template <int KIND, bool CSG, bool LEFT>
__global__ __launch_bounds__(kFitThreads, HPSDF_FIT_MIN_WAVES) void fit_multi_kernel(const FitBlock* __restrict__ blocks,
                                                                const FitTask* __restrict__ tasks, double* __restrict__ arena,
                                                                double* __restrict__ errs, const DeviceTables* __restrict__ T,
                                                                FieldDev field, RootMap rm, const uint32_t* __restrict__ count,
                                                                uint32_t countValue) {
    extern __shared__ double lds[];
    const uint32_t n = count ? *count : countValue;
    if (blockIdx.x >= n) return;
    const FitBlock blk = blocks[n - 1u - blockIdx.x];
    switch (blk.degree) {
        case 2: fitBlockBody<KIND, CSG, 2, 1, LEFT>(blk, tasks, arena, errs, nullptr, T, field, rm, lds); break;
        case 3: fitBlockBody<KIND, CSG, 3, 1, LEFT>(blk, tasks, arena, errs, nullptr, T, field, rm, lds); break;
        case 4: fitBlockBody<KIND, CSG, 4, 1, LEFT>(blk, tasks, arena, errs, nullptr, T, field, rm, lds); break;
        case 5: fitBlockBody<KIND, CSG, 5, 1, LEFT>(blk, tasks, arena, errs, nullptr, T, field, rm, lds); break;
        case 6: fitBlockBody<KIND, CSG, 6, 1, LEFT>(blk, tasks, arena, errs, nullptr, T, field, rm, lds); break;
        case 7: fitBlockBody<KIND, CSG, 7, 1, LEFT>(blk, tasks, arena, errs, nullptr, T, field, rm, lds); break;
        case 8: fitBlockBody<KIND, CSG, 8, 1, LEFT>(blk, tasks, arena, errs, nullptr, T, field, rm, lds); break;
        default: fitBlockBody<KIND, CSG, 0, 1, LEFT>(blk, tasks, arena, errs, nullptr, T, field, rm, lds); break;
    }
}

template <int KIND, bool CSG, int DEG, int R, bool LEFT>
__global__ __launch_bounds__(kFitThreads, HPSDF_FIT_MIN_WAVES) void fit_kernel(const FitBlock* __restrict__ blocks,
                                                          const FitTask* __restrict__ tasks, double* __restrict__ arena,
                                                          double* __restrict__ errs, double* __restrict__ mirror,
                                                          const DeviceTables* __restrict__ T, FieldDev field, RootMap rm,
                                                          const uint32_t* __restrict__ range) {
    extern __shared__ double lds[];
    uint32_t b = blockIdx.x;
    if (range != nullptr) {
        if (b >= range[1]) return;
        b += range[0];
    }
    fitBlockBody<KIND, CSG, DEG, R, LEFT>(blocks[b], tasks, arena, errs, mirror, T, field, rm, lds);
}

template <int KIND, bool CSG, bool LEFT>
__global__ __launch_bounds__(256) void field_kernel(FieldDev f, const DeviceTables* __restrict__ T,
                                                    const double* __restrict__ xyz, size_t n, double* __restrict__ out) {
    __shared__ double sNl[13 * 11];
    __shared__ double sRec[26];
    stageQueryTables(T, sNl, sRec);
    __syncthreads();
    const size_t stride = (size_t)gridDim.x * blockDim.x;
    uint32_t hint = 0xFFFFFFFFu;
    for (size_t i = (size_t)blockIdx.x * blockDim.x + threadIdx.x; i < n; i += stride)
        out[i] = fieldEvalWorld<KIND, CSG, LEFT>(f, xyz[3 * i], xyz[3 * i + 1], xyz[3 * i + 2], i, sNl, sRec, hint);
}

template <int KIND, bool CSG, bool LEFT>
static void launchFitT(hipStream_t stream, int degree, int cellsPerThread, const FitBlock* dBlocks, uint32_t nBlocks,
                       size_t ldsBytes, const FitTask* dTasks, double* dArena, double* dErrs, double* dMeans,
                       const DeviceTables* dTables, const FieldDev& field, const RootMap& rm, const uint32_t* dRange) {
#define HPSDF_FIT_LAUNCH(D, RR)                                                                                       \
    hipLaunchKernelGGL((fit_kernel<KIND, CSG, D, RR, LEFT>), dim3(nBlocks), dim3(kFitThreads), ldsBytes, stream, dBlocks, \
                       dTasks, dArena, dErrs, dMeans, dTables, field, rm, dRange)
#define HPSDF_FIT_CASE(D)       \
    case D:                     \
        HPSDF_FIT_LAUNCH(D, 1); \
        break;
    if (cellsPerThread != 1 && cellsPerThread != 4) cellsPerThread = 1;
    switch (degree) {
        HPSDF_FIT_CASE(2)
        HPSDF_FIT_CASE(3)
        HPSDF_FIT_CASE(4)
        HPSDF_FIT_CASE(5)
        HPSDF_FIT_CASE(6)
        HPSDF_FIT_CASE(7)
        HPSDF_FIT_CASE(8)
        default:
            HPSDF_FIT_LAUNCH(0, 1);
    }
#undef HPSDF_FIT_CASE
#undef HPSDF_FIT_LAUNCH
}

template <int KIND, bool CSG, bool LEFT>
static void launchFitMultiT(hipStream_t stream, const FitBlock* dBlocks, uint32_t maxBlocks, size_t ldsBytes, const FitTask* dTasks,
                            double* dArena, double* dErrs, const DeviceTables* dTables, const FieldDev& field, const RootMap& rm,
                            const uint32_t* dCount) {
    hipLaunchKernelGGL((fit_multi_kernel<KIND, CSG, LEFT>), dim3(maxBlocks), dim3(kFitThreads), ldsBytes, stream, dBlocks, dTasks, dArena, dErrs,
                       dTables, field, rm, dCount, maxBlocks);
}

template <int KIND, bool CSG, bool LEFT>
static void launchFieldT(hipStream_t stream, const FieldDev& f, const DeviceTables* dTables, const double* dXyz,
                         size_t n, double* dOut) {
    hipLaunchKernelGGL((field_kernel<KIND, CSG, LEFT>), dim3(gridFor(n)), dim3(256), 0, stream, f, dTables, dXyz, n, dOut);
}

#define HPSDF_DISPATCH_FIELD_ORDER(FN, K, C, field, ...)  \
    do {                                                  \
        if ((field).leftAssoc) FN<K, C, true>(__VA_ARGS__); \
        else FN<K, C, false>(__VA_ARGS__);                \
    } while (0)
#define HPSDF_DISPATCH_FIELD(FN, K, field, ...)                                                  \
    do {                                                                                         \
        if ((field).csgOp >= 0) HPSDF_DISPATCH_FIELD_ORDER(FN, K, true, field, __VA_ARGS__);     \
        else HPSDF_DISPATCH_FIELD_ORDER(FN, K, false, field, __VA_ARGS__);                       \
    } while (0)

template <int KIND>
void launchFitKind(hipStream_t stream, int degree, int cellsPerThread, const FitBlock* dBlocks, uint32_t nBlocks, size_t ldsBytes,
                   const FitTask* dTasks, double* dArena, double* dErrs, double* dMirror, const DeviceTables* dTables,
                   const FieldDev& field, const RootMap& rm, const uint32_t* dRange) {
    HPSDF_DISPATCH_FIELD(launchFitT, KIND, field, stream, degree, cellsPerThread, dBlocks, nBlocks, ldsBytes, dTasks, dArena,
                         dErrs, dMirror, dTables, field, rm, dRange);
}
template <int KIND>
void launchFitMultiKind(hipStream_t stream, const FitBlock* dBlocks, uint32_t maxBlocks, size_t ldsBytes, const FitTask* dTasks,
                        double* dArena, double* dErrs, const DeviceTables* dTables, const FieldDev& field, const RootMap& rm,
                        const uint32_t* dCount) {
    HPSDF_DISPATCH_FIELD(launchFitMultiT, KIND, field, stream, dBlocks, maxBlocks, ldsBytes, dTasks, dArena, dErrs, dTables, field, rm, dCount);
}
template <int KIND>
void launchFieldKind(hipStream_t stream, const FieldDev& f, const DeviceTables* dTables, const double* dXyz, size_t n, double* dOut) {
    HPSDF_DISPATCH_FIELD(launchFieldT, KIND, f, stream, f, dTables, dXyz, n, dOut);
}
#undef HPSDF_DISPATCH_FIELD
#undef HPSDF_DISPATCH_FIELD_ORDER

YOUR TASK
The lines in the entries above that carry the word "blockDim" must be copied.

RESPONSE BOX
    const size_t stride = (size_t)gridDim.x * blockDim.x;
    for (size_t i = (size_t)blockIdx.x * blockDim.x + threadIdx.x; i < n; i += stride)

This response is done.